**PROBLEM REQUIREMENTS**:
Extract the lines from the first line of the records below through the line containing "for (uint32_t hb", inclusive, and reproduce them exactly as written.

**DATA LISTING**:

——————————

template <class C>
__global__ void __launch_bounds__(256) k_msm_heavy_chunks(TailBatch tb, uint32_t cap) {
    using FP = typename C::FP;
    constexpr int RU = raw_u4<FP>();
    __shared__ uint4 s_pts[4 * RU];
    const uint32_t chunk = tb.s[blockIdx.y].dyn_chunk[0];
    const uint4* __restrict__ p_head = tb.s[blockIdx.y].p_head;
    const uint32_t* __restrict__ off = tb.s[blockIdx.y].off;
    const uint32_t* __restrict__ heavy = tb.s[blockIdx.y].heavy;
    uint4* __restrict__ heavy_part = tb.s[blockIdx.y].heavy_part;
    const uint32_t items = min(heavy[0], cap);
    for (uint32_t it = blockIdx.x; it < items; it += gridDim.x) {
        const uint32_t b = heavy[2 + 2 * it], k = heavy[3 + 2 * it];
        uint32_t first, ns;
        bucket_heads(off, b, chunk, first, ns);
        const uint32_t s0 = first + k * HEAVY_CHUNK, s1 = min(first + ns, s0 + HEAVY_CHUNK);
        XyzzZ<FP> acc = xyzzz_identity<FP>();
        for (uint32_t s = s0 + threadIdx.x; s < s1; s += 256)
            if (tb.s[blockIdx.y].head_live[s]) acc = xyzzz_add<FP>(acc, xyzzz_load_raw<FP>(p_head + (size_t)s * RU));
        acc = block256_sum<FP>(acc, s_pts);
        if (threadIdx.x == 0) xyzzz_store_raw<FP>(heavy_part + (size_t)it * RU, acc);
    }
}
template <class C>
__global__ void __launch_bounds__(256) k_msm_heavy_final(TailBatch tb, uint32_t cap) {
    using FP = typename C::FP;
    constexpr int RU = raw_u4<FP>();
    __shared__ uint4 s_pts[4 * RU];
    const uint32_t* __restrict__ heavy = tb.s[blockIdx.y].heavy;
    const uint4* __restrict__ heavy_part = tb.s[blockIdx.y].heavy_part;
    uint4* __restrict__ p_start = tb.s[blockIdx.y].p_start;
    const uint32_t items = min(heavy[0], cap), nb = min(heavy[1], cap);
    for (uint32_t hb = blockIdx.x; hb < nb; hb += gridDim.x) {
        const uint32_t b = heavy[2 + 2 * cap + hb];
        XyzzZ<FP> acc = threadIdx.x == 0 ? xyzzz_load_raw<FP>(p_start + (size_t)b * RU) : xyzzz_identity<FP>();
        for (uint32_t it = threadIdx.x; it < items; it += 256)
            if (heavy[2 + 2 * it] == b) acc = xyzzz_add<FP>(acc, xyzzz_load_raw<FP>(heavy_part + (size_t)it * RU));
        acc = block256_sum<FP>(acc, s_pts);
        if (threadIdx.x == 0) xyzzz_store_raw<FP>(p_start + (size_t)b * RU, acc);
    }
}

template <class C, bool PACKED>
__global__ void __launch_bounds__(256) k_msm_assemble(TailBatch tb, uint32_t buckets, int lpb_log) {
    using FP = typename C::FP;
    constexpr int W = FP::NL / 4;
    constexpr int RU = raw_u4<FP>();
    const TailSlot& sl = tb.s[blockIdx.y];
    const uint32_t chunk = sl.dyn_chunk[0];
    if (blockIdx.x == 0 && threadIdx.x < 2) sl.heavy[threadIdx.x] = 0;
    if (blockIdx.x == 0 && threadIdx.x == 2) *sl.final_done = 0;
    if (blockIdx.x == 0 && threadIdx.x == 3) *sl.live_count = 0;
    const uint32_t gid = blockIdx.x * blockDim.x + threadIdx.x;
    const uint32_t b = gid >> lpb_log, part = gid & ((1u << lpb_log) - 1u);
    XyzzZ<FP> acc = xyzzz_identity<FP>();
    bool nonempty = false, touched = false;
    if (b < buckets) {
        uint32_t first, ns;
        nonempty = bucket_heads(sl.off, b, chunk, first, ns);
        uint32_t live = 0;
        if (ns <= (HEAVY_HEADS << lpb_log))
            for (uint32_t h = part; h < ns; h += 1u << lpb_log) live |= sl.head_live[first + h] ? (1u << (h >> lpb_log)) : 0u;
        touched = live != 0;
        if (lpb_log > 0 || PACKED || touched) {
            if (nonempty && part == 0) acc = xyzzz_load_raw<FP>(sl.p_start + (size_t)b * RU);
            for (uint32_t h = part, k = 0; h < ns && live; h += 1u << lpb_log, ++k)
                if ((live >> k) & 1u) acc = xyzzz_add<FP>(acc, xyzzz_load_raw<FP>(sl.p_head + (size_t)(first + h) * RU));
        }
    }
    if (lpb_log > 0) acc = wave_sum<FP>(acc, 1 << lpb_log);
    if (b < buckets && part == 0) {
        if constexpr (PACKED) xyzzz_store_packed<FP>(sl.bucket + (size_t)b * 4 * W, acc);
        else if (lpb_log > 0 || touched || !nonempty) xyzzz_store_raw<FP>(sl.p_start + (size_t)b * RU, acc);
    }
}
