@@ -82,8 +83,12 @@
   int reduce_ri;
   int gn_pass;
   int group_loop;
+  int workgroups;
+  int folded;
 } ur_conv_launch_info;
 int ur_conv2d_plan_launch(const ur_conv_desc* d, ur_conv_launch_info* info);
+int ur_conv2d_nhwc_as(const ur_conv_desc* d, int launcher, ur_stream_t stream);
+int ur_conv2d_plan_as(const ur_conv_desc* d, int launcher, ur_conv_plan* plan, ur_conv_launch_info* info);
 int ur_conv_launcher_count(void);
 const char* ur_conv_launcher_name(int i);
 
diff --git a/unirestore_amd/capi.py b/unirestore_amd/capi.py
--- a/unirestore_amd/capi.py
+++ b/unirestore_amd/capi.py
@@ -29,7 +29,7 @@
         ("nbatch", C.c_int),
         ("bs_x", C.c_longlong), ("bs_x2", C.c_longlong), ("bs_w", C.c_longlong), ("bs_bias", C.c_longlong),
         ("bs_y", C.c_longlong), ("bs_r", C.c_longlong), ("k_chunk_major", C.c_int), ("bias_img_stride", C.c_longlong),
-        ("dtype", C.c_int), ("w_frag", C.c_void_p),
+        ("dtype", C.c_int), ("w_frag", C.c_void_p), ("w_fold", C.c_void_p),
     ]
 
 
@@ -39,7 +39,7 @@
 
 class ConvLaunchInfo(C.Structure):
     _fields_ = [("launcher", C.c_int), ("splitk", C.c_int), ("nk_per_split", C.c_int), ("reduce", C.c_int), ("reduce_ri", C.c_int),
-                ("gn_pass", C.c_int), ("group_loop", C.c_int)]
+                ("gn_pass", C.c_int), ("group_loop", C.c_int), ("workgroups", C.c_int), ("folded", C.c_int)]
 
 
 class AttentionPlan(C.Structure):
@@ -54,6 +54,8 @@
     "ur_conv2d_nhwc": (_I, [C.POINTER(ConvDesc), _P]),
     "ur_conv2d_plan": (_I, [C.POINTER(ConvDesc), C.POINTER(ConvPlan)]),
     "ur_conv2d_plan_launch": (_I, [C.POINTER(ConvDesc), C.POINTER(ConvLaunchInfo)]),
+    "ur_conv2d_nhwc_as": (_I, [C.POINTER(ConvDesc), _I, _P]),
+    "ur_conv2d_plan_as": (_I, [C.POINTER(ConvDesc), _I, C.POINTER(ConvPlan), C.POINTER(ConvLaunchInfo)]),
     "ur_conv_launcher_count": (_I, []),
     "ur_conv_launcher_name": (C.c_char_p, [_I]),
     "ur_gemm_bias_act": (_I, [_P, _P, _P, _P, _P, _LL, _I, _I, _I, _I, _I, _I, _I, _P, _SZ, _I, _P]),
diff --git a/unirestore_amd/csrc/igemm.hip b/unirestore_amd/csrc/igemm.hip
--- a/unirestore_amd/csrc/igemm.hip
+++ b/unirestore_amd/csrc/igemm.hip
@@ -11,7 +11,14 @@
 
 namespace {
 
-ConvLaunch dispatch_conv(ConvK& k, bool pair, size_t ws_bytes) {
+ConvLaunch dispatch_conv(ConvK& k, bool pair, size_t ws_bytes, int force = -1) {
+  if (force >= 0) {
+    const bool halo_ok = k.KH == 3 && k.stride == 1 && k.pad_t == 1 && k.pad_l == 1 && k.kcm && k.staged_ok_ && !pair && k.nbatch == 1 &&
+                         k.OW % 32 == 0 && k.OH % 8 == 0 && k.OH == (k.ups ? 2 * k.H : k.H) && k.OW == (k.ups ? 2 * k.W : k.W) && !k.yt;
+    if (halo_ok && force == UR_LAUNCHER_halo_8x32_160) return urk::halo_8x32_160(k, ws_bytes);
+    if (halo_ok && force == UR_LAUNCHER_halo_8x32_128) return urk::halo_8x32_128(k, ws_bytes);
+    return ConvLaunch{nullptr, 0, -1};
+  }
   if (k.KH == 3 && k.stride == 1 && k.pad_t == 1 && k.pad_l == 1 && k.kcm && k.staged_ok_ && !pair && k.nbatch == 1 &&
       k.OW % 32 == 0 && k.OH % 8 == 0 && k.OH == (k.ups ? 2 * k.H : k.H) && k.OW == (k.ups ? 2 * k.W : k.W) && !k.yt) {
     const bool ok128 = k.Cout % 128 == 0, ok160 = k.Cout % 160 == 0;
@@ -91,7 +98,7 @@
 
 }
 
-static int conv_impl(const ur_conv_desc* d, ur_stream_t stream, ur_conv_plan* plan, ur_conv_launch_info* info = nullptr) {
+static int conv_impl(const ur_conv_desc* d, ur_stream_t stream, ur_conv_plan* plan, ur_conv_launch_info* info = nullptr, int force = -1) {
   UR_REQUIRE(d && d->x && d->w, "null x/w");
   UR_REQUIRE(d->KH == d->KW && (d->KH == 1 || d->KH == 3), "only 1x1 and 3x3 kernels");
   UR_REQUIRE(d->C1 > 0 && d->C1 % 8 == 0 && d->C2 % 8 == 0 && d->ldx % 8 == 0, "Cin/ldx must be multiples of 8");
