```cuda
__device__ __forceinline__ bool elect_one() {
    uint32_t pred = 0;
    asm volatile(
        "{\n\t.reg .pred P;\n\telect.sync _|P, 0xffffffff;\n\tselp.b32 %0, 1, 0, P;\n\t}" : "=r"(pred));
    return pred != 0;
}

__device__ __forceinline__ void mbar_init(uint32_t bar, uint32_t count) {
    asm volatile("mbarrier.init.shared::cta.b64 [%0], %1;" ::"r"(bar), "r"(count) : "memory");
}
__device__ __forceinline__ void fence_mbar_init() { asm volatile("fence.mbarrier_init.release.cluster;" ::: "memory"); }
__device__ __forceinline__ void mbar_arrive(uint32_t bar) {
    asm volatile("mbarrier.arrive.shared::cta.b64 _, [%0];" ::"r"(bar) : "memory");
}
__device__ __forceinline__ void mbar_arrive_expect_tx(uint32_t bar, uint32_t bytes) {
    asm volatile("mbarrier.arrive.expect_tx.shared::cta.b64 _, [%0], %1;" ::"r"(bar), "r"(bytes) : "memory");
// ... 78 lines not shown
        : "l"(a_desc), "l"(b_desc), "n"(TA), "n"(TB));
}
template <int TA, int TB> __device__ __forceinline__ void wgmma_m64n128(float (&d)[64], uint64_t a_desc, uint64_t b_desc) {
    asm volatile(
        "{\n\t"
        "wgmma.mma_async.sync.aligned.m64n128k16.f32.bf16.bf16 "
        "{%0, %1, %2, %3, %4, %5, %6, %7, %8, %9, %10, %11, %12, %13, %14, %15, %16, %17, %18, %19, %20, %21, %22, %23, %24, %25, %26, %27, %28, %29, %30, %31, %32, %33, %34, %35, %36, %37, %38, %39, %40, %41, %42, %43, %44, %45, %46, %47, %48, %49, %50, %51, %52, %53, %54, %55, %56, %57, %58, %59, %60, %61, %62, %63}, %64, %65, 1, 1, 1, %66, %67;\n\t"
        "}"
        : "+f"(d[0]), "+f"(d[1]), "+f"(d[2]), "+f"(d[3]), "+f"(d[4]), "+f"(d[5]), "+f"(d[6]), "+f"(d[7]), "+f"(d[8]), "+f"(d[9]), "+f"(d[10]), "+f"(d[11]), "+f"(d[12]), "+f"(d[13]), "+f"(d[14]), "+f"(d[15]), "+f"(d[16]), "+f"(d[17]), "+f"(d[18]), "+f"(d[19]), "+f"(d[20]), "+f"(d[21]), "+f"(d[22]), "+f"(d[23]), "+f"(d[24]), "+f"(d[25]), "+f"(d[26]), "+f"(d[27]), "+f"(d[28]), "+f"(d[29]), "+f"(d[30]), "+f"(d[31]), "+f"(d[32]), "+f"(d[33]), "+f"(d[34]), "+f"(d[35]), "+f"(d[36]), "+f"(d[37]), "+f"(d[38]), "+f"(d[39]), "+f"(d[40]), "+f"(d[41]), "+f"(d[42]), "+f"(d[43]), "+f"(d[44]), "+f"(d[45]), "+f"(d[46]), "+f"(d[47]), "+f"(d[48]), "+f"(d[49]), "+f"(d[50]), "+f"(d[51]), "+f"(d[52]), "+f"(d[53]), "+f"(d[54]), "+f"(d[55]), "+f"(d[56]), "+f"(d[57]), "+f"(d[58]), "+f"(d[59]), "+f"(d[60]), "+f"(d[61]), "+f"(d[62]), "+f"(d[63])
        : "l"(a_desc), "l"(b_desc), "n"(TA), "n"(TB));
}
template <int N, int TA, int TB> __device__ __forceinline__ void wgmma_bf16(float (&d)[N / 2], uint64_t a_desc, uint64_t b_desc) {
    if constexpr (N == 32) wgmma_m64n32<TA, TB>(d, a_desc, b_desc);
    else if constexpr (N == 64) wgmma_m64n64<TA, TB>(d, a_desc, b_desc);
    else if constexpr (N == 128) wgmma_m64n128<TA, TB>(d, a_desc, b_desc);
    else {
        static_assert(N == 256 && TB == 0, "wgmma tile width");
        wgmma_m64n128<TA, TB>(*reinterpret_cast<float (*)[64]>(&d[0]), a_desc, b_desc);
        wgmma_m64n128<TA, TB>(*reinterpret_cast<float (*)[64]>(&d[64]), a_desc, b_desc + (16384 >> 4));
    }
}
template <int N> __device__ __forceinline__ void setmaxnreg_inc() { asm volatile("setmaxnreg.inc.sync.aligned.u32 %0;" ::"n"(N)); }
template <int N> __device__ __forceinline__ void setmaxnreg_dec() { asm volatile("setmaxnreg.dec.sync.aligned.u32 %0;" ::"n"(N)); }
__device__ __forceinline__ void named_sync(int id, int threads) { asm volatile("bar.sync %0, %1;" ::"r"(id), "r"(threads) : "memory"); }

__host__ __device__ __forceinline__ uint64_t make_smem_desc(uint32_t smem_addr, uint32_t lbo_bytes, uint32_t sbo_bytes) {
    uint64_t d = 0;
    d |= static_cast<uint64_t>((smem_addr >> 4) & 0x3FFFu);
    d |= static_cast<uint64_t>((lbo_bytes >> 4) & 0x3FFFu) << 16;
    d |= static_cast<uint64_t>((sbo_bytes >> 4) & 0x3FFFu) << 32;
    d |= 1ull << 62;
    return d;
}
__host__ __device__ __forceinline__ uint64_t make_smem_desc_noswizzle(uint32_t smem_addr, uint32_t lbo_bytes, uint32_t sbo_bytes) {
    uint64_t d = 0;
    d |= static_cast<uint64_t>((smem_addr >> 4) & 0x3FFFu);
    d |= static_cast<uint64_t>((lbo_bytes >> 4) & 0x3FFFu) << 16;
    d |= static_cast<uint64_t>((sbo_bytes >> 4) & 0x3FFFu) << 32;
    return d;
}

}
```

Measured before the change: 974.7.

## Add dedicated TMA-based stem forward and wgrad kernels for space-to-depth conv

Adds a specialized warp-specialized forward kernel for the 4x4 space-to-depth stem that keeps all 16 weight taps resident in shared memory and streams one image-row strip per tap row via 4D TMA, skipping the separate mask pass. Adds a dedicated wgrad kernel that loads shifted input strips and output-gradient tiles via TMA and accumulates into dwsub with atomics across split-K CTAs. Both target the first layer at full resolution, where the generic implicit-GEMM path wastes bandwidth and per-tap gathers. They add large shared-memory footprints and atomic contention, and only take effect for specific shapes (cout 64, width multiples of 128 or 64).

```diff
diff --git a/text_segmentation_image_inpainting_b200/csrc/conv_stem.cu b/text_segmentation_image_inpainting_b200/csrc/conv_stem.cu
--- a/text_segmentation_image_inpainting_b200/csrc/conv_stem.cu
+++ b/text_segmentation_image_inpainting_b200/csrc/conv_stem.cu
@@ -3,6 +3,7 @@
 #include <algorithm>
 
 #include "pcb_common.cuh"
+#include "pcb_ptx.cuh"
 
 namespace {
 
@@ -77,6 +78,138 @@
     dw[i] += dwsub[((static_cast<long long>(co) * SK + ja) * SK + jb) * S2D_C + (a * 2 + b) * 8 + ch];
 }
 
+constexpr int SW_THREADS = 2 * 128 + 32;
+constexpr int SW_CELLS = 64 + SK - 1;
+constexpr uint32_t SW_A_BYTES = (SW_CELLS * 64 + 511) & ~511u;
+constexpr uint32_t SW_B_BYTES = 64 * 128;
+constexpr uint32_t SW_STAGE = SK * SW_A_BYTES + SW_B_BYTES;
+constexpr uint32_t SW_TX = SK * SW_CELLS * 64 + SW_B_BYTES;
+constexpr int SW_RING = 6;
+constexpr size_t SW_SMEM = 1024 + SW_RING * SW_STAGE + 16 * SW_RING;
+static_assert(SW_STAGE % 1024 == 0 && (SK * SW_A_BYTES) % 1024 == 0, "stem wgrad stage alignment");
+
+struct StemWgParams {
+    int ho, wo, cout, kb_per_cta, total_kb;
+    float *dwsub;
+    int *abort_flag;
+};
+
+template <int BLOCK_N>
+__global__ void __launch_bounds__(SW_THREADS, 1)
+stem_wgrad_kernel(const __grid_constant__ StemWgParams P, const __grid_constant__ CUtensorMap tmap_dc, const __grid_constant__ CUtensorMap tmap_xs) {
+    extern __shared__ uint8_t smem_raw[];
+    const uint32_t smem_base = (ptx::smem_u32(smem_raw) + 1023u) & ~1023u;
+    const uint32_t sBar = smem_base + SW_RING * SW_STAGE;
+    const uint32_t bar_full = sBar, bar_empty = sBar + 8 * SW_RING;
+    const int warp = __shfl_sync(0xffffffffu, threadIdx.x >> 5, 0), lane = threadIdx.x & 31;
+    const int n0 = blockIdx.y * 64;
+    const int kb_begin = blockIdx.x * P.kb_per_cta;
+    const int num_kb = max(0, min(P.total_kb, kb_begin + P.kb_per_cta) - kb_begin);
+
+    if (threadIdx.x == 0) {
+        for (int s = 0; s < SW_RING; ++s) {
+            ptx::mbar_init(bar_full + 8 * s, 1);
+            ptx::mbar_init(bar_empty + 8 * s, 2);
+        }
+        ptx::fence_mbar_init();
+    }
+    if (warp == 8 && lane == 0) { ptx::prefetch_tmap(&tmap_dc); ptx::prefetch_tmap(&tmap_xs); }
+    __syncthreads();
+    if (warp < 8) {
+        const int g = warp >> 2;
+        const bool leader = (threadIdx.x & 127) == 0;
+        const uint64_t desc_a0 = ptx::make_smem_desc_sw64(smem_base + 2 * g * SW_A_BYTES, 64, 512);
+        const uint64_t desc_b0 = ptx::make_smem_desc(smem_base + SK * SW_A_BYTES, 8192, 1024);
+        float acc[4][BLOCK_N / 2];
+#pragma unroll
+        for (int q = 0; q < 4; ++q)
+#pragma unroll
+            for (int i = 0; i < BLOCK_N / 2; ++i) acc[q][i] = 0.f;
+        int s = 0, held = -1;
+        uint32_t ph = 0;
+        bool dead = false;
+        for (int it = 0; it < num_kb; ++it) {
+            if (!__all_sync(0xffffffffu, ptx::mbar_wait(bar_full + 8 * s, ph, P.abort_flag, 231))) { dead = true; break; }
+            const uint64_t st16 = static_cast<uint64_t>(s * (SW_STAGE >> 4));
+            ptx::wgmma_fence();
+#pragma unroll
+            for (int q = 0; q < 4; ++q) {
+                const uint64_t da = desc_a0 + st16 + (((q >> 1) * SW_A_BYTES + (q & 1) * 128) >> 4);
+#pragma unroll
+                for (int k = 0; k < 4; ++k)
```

——————————

**YOUR RESPONSE**:
template <class C>
__global__ void __launch_bounds__(256) k_msm_heavy_chunks(TailBatch tb, uint32_t cap) {
    using FP = typename C::FP;
    constexpr int RU = raw_u4<FP>();
    __shared__ uint4 s_pts[4 * RU];
    const uint32_t chunk = tb.s[blockIdx.y].dyn_chunk[0];
    const uint4* __restrict__ p_head = tb.s[blockIdx.y].p_head;
    const uint32_t* __restrict__ off = tb.s[blockIdx.y].off;
    const uint32_t* __restrict__ heavy = tb.s[blockIdx.y].heavy;
    uint4* __restrict__ heavy_part = tb.s[blockIdx.y].heavy_part;
    const uint32_t items = min(heavy[0], cap);
    for (uint32_t it = blockIdx.x; it < items; it += gridDim.x) {
        const uint32_t b = heavy[2 + 2 * it], k = heavy[3 + 2 * it];
        uint32_t first, ns;
        bucket_heads(off, b, chunk, first, ns);
        const uint32_t s0 = first + k * HEAVY_CHUNK, s1 = min(first + ns, s0 + HEAVY_CHUNK);
        XyzzZ<FP> acc = xyzzz_identity<FP>();
        for (uint32_t s = s0 + threadIdx.x; s < s1; s += 256)
            if (tb.s[blockIdx.y].head_live[s]) acc = xyzzz_add<FP>(acc, xyzzz_load_raw<FP>(p_head + (size_t)s * RU));
        acc = block256_sum<FP>(acc, s_pts);
        if (threadIdx.x == 0) xyzzz_store_raw<FP>(heavy_part + (size_t)it * RU, acc);
    }
}
template <class C>
__global__ void __launch_bounds__(256) k_msm_heavy_final(TailBatch tb, uint32_t cap) {
    using FP = typename C::FP;
    constexpr int RU = raw_u4<FP>();
    __shared__ uint4 s_pts[4 * RU];
    const uint32_t* __restrict__ heavy = tb.s[blockIdx.y].heavy;
    const uint4* __restrict__ heavy_part = tb.s[blockIdx.y].heavy_part;
    uint4* __restrict__ p_start = tb.s[blockIdx.y].p_start;
    const uint32_t items = min(heavy[0], cap), nb = min(heavy[1], cap);
    for (uint32_t hb = blockIdx.x; hb < nb; hb += gridDim.x) {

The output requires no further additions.